Later, shipowners began offering cargo owners the opportunity to ship their cargoes in large ocean shipping containers. The containers came in two sizes — 8 ft high x 8 ft wide x 20 ft long (2.4 m x 2.4 m x 6 m) or 8 x 8 x 40 ft long. The term "Twenty-foot equivalent unit" or TEU derived from this size - a TEU was a space aboard a ship that was 8 ft wide by 8 ft high by 20 ft long.

Shipowners, again seeing an opportunity to limit their liability, began arguing that the containers were "packages" and that they could limit their liability to $500 per container, even though the contents of a container may be valued at over $500,000. Again, some courts agreed.
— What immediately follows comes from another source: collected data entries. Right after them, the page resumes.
@@ -823,7 +854,7 @@
 static int launch_update_auto(WbcBatch* b, UpdateArgs& u, int B, void* stream) {
   bool packed = b->packed_update != 0;
   for (int i = 0; i < b->n_models && packed; ++i) packed = b->configured[i] && b->plan_host[i].pk_update_ok != 0;
-  u.plans = b->d_plans;
+  u.plans = b->d_plans; u.fk_lanes = b->fk_lanes;
   b->last_update_packed = packed;
   return packed ? launch_update_packed(u, stream) : launch_update(u, B, stream);
 }
@@ -920,6 +951,7 @@
 static int launch_tick_auto(WbcBatch* b, KernelArgs& a, int B, void* stream, const WbcTaskParams* tp = nullptr) {
   const TickPath path = select_tick_path(b, a, tp);
   b->last_path = path;
+  b->last_fk_lanes = path == TICK_SIM3P && a.fk_lanes && !a.rot && fk3_plans(b);
   if (path == TICK_GENERAL) b->last_orth = a.presolve && a.presolve_orth == 2 && !(a.ws_in || a.ws_out);
   else if (path >= TICK_ORTHP) b->last_orth = path == TICK_ORTHP;
   int rc = prepare_tick(b, a, stream, path);
diff --git a/mech5845m-wbc-for-legged-manipulator_amd/csrc/wbc_device.h b/mech5845m-wbc-for-legged-manipulator_amd/csrc/wbc_device.h
--- a/mech5845m-wbc-for-legged-manipulator_amd/csrc/wbc_device.h
+++ b/mech5845m-wbc-for-legged-manipulator_amd/csrc/wbc_device.h
@@ -76,7 +76,13 @@
   uint32_t redsup[WBC_MAX_FRAMES];
   int32_t pos[32];
   int32_t lidx[32];
-};
+  struct PkJoint3 { int32_t joint, dd, ia, ib, ic, ip, q_idx, sc;
+                    double t0, t1, t2; };
+  PkJoint3 pk_fk3[5][16];
+  int32_t pk_fk3_ok;
+  int32_t pad3_;
+};
+static_assert(sizeof(DevPlan::PkJoint3) == sizeof(DevPlan::PkJoint), "the packed kernels fetch either record through the same registers");
 
 enum Mode : int { MODE_TICK = 0, MODE_ASSEMBLE = 1, MODE_FK = 2 };
 
@@ -102,7 +108,7 @@
   const WbcConfig* cfgs;
   const DevPlan* plans;
   int32_t B, mrows, prows, mcart;
-  int32_t n_models, pad0_;
+  int32_t n_models, fk_lanes;
   int32_t post_static;
   int32_t dbg_alias;
   int32_t dbg_stop;
@@ -181,7 +187,7 @@
   const WbcConfig* cfgs;
   const DevPlan* plans;
   int32_t B, n_models;
-  int32_t mode, pad_;
+  int32_t mode, fk_lanes;
   const double *q_cur, *q_next, *imu, *foot_targets;
   const int32_t* model_id;
   double* q_new;
diff --git a/mech5845m-wbc-for-legged-manipulator_amd/csrc/wbc_k_misc.hip b/mech5845m-wbc-for-legged-manipulator_amd/csrc/wbc_k_misc.hip
--- a/mech5845m-wbc-for-legged-manipulator_amd/csrc/wbc_k_misc.hip
+++ b/mech5845m-wbc-for-legged-manipulator_amd/csrc/wbc_k_misc.hip
@@ -760,7 +760,8 @@
     if (A.status_max) { st = A.status[b]; stm = A.status_max[b]; }
     if (A.iters_sum) { it = A.iters[b]; its = A.iters_sum[b]; }
   }
-  DevPlan::PkJoint fkn = P.pk_fk[0][s];
+  const bool fk3 = !ROT && fk3_wave(A.fk_lanes, P);
+  DevPlan::PkJoint fkn = ROT ? P.pk_fk[0][s] : fk_first(P, s, fk3);
   const int scq0 = P.pk_scq[(2 + s) & 31], scq1 = P.pk_scq[(18 + s) & 31];
   const int fr = (s < 4) ? WBC_FR_EE0 + s : ((s == 4) ? WBC_FR_TRUNK : WBC_FR_EE0 + 4);
   const int fjoint = M.frame_joint[fr];
@@ -783,34 +784,9 @@
     oMi[12 + 9] = qv[0]; oMi[12 + 10] = qv[1]; oMi[12 + 11] = qv[2];
   }
   WSYNC();
-#pragma unroll 1
-  for (int L = 0; L < 5; ++L) {
-    const DevPlan::PkJoint fk = fkn;
-    if (L + 1 < 5) fkn = P.pk_fk[L + 1][s];
-    const int j = fk.joint;
-    if (j >= 0) {
-      const bool rev = fk.rev != 0;
-      const int a0 = fk.a0, a1 = fk.a1, a2 = fk.a2;
-      const double* Pp = oMi + 12 * fk.parent;
-      const double sn = rev ? U.sc[2 * j] : 0.0, cs = rev ? U.sc[2 * j + 1] : 1.0;
-      const double pris = rev ? 0.0 : qv[fk.q_idx];
-      if (ROT && fk.rot) {
-        fk_place_rot_lds(oMi + 12 * j, Pp, M.rp[j], a0, a1, a2, sn, cs, pris);
-      } else {
-        double Av[3], Bv[3], Cv[3], Pv[3];
-#pragma unroll
-        for (int rr = 0; rr < 3; ++rr) { Av[rr] = Pp[a0 + rr]; Bv[rr] = Pp[a1 + rr]; Cv[rr] = Pp[a2 + rr]; Pv[rr] = Pp[9 + rr]; }
-        double* Po = oMi + 12 * j;
-#pragma unroll
-        for (int rr = 0; rr < 3; ++rr) {
-          Po[a0 + rr] = Av[rr];
-          Po[a1 + rr] = cs * Bv[rr] + sn * Cv[rr];
-          Po[a2 + rr] = cs * Cv[rr] - sn * Bv[rr];
-          Po[9 + rr] = Pv[rr] + Av[rr] * (fk.t0 + pris) + Bv[rr] * fk.t1 + Cv[rr] * fk.t2;
-        }
-      }
-    }
-    WSYNC();
+  if (!ROT && fk3) fk_sweep3(oMi, U.sc, qv, &P, s, fk3_of(fkn));
+  else {
+    WBC_FK_SWEEP1(U.sc)
   }
   if (s < 6) {
     const double* Pj = oMi + 12 * fjoint;
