diff --git a/zoe_amd/build.py b/zoe_amd/build.py
--- a/zoe_amd/build.py
+++ b/zoe_amd/build.py
@@ -9,7 +9,7 @@
 CSRC = os.path.join(HERE, "csrc")
 LIB = os.path.join(HERE, "libzoe_sw_hip.so")
 SOURCES = ["zsw_capi.hip", "zsw_capi_shared.hip", "zsw_shared.hip", "zsw_score.hip", "zsw_align.hip", "zsw_align_pk8.hip", "zsw_align_pk16.hip", "zsw_align_pk32.hip", "zsw_align_pk64.hip", "zsw_group.hip", "zsw_threepass.hip", "zsw_filter.hip", "zsw_score_wide.hip", "zsw_score_w32.hip", "zsw_score_prune.hip", "zsw_score_seed.hip", "zsw_score_seed_m0.hip", "zsw_score_seed_m1.hip", "zsw_score_seed_m2.hip", "zsw_score_band.hip", "zsw_multi.hip", "zsw_strand.hip"]
-HEADERS = ["zsw_internal.hpp", "zsw_align_dev.hpp", "zsw_align_pk.hpp", "zsw_align_pk_kernel.hpp", "zsw_score_v1.hpp", "zsw_score_v2.hpp", "zsw_handback.hpp", "zsw_score_prune.hpp", "zsw_seed.hpp", "zsw_seed_diag.hpp", "zsw_cert.hpp", "zsw_context.hpp", "zsw_shared.hpp", "zsw_score_seed.hpp", "zsw_score_seed_kernel.hpp", "zsw_align.hpp", "zsw_timer.hpp", "zsw_strand.hpp", "zsw_synth.h", "zsw_exports.map", os.path.join("..", "..", "include", "zoe_sw.h")]
+HEADERS = ["zsw_internal.hpp", "zsw_align_dev.hpp", "zsw_align_pk.hpp", "zsw_align_pk_kernel.hpp", "zsw_score_v1.hpp", "zsw_score_v2.hpp", "zsw_handback.hpp", "zsw_score_prune.hpp", "zsw_seed.hpp", "zsw_seed_diag.hpp", "zsw_seed_diag_body.inc", "zsw_cert.hpp", "zsw_context.hpp", "zsw_shared.hpp", "zsw_score_seed.hpp", "zsw_score_seed_kernel.hpp", "zsw_align.hpp", "zsw_timer.hpp", "zsw_strand.hpp", "zsw_synth.h", "zsw_exports.map", os.path.join("..", "..", "include", "zoe_sw.h")]
 ARCH = "gfx950"
 EXTRA_FLAGS = {}
 
diff --git a/zoe_amd/csrc/zsw_handback.hpp b/zoe_amd/csrc/zsw_handback.hpp
--- a/zoe_amd/csrc/zsw_handback.hpp
+++ b/zoe_amd/csrc/zsw_handback.hpp
@@ -65,4 +65,36 @@
     return n;
 }
 
+struct CoscheduleCase {
+    int mode;
+    bool two_tiers;
+    bool diagonal;
+    int G;
+    bool mins;
+    bool row_chunks;
+    bool skip_handed_back;
+    bool disabled;
+};
+constexpr bool handback_coschedule(const CoscheduleCase& c) {
+    return c.mode == 0 && c.two_tiers && c.diagonal && c.G == 4 && !c.mins && !c.row_chunks && !c.skip_handed_back && !c.disabled;
 }
+
+constexpr uint32_t HANDBACK_BLOCK_THREADS = 256;
+constexpr uint32_t handback_block_pairs(int G) { return HANDBACK_BLOCK_THREADS / (uint32_t)G; }
+constexpr uint32_t handback_blocks(uint32_t n_items, int G) { return (n_items + 2 * handback_block_pairs(G) - 1) / (2 * handback_block_pairs(G)); }
+struct CoscheduleRole {
+    bool handback;
+    uint32_t index;
+};
+constexpr CoscheduleRole coschedule_role(uint32_t block, uint32_t hb_blocks) {
+    return block < hb_blocks ? CoscheduleRole{true, block} : CoscheduleRole{false, block - hb_blocks};
+}
+struct PairRange {
+    uint32_t first, end;
+};
+constexpr PairRange handback_block_range(uint32_t block, int G, uint32_t count) {
+    const uint64_t pairs = ((uint64_t)count + 1) / 2, lo = (uint64_t)block * handback_block_pairs(G), hi = lo + handback_block_pairs(G);
+    return lo >= pairs ? PairRange{0u, 0u} : PairRange{(uint32_t)lo, (uint32_t)(hi < pairs ? hi : pairs)};
+}
+
+}
diff --git a/zoe_amd/csrc/zsw_score.hip b/zoe_amd/csrc/zsw_score.hip
--- a/zoe_amd/csrc/zsw_score.hip
+++ b/zoe_amd/csrc/zsw_score.hip
@@ -561,22 +561,35 @@
         pe = hipMemsetAsync(counter, 0, 4, stream);
         if (pe != hipSuccess) return pe;
         ap.b = bb;
+        int maxw = 0;
+        for (int i = 0; i < h_sc.S * h_sc.S; ++i) maxw = std::max(maxw, (int)h_sc.w[i]);
+        const uint64_t overlap = h_sc.gap_extend > 0 ? (uint64_t)longest + (uint64_t)longest * (uint64_t)maxw / (uint64_t)h_sc.gap_extend + 2 : ~0ull;
+        const uint64_t rows = std::max<uint64_t>(4 * overlap, 2048);
+        const bool row_chunks = ws.chunk_keys && !(ws.debug & ZSW_DEBUG_NO_ROW_CHUNKS) && h_sc.gap_extend > 0 && rows * 2 <= ref_len && longest < (1u << CHUNK_COL_BITS) &&
+                                ref_len < (1u << CHUNK_ROW_BITS) - 2;
+        const uint32_t min_thr = (ws.min_score && ws.min_counts && !out.skip_handed_back) ? min_threshold(rule, ws.min_score) : 0u;
+        CoscheduleCase co{};
+        co.mode = mode;
+        co.G = g;
+        co.mins = min_thr != 0;
+        co.row_chunks = row_chunks;
+        co.skip_handed_back = out.skip_handed_back;
+        co.disabled = (ws.debug & ZSW_DEBUG_SEED_NO_COSCHEDULE) != 0;
+        uint32_t* const n0 = counter + 32;
+        static_assert(2 + NCLS <= 32, "the n0 words sit 32 behind their counters");
+        bool coscheduled = false;
         pe = launch_score_seeded(ap, g, c, longest, *ws.seed, ws.seed_work + work_off, seed_workspace_bytes(bb.n_items, longest, band_grid_cap), ws.seed_gtab,
                                  ws.prune_fail_list + list_off, counter, mode, band_ok ? &ab : nullptr, gtab_band, ws.band_dbg,
                                  (ws.debug & ZSW_DEBUG_SEED_WIDE_BAND) ? 0xffffffffu : (ws.debug & ZSW_DEBUG_SCORE_PRUNE_ANY_SIZE) ? 0u : SEED_NARROW_MIN_READS, band_grid_cap, stream,
                                  ws.window_timer, out.narrow_only, out.reads_reversed && out.skip_handed_back, launches,
                                  (ws.debug & ZSW_DEBUG_SEED_STRIP_FIRST_TIER) != 0, (ws.debug & ZSW_DEBUG_SEED_DIAG_LANE_EVENTS) != 0,
-                                 (ws.min_score && ws.min_counts && !out.skip_handed_back) ? min_threshold(rule, ws.min_score) : 0u, ws.min_counts);
+                                 min_thr, ws.min_counts, &co, n0, &coscheduled);
         if (pe != hipSuccess) return pe;
         ap.b.items = ws.prune_fail_list + list_off;
         ap.n_items_dev = counter;
+        ap.first_item_dev = coscheduled ? n0 : nullptr;
         if (!out.skip_handed_back) {
-            int maxw = 0;
-            for (int i = 0; i < h_sc.S * h_sc.S; ++i) maxw = std::max(maxw, (int)h_sc.w[i]);
-            const uint64_t overlap = h_sc.gap_extend > 0 ? (uint64_t)longest + (uint64_t)longest * (uint64_t)maxw / (uint64_t)h_sc.gap_extend + 2 : ~0ull;
-            const uint64_t rows = std::max<uint64_t>(4 * overlap, 2048);
-            if (ws.chunk_keys && !(ws.debug & ZSW_DEBUG_NO_ROW_CHUNKS) && h_sc.gap_extend > 0 && rows * 2 <= ref_len && longest < (1u << CHUNK_COL_BITS) &&
-                ref_len < (1u << CHUNK_ROW_BITS) - 2) {
+            if (row_chunks) {
                 ap.chunk_rows = (uint32_t)rows;
                 ap.chunk_overlap = (uint32_t)overlap;
                 ap.chunk_keys = ws.chunk_keys;
@@ -603,6 +616,7 @@
                         ah = tabs[t++];
                         ah.b = ap.b;
                         ah.n_items_dev = counter;
+                        ah.first_item_dev = ap.first_item_dev;
                     }
                     ah.b.n_items = plan[k].grid_items;
                     ah.gate_lo = plan[k].lo;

It is this imbalance, both in the relative bargaining power of cargo owners, and the superior bargaining power of shipowners, and the imbalance between $500 per container and the true value of a shipment which has led to countless lawsuits and judicial opinions over the "package limitation" problem.

The rest of the world, seeing this as an attempt by shipowners to free themselves from responsibility for protecting cargo, amended the Hague Rules in 1968 with the Visby Amendments which eliminated the "per package" limitation and substituted a limitation per kilogram. In so doing, litigation concerning limitations on liability became virtually non-existent outside the United States. However, Congress failed to pass the Visby Amendments to the Hague Rules.

== Limitation of liability for cargo not shipped in packages ==
Many types of cargo are not shipped in packages such as automobiles, yachts, cranes, and heavy construction equipment. For those cargoes, Congress had intended the limitation on liability for shipowners to be $500 per 100 ft3.

At the time of the passage of COGSA the customary freight unit for most cargo was the "revenue ton" - the number of long tons (2240 lb or measurement tons (100 cubic feet) that would produce the most revenue for the shipowner. For example, a cargo of aluminium ingots, which were not packaged for shipment, would be heavy and dense, so the customary freight unit for aluminum ingots would be the long ton, a measurement of weight. By comparison, a shipment of canoes, which were not packaged for shipment, would be light but would take up a large volume, ensuring the customary freight unit would be the measurement ton of 100 ft3. If a canoe were 2 ft wide by 2 ft high by 10 ft long (0.6 m x 0.6 m x 3 m), its measurement would be 40 cubic feet (2 x 2 x 10) which would be one measurement ton (anything less than 100 would be 1 by default) and hence the limitation would be $500 per canoe.

The courts, possibly believing that Congress' approach was too cumbersome, jettisoned the word "customary" from the phrase "customary freight unit" and decided that whatever freight unit the shipowner applied would be the freight unit for determining the limitation on liability. Again, seeing an opportunity to limit their liability for cargo damage, shipowners began freighting all cargo by unit, rather than by units of weight or measurement. Consequently, an automobile which might have a volume of 400 ft3, or 4 measurement tons, which would previously entitle the carrier to a limitation of $2000, was now freighted as "one automobile" thereby reducing the shipowner's liability from $2000 per automobile to $500.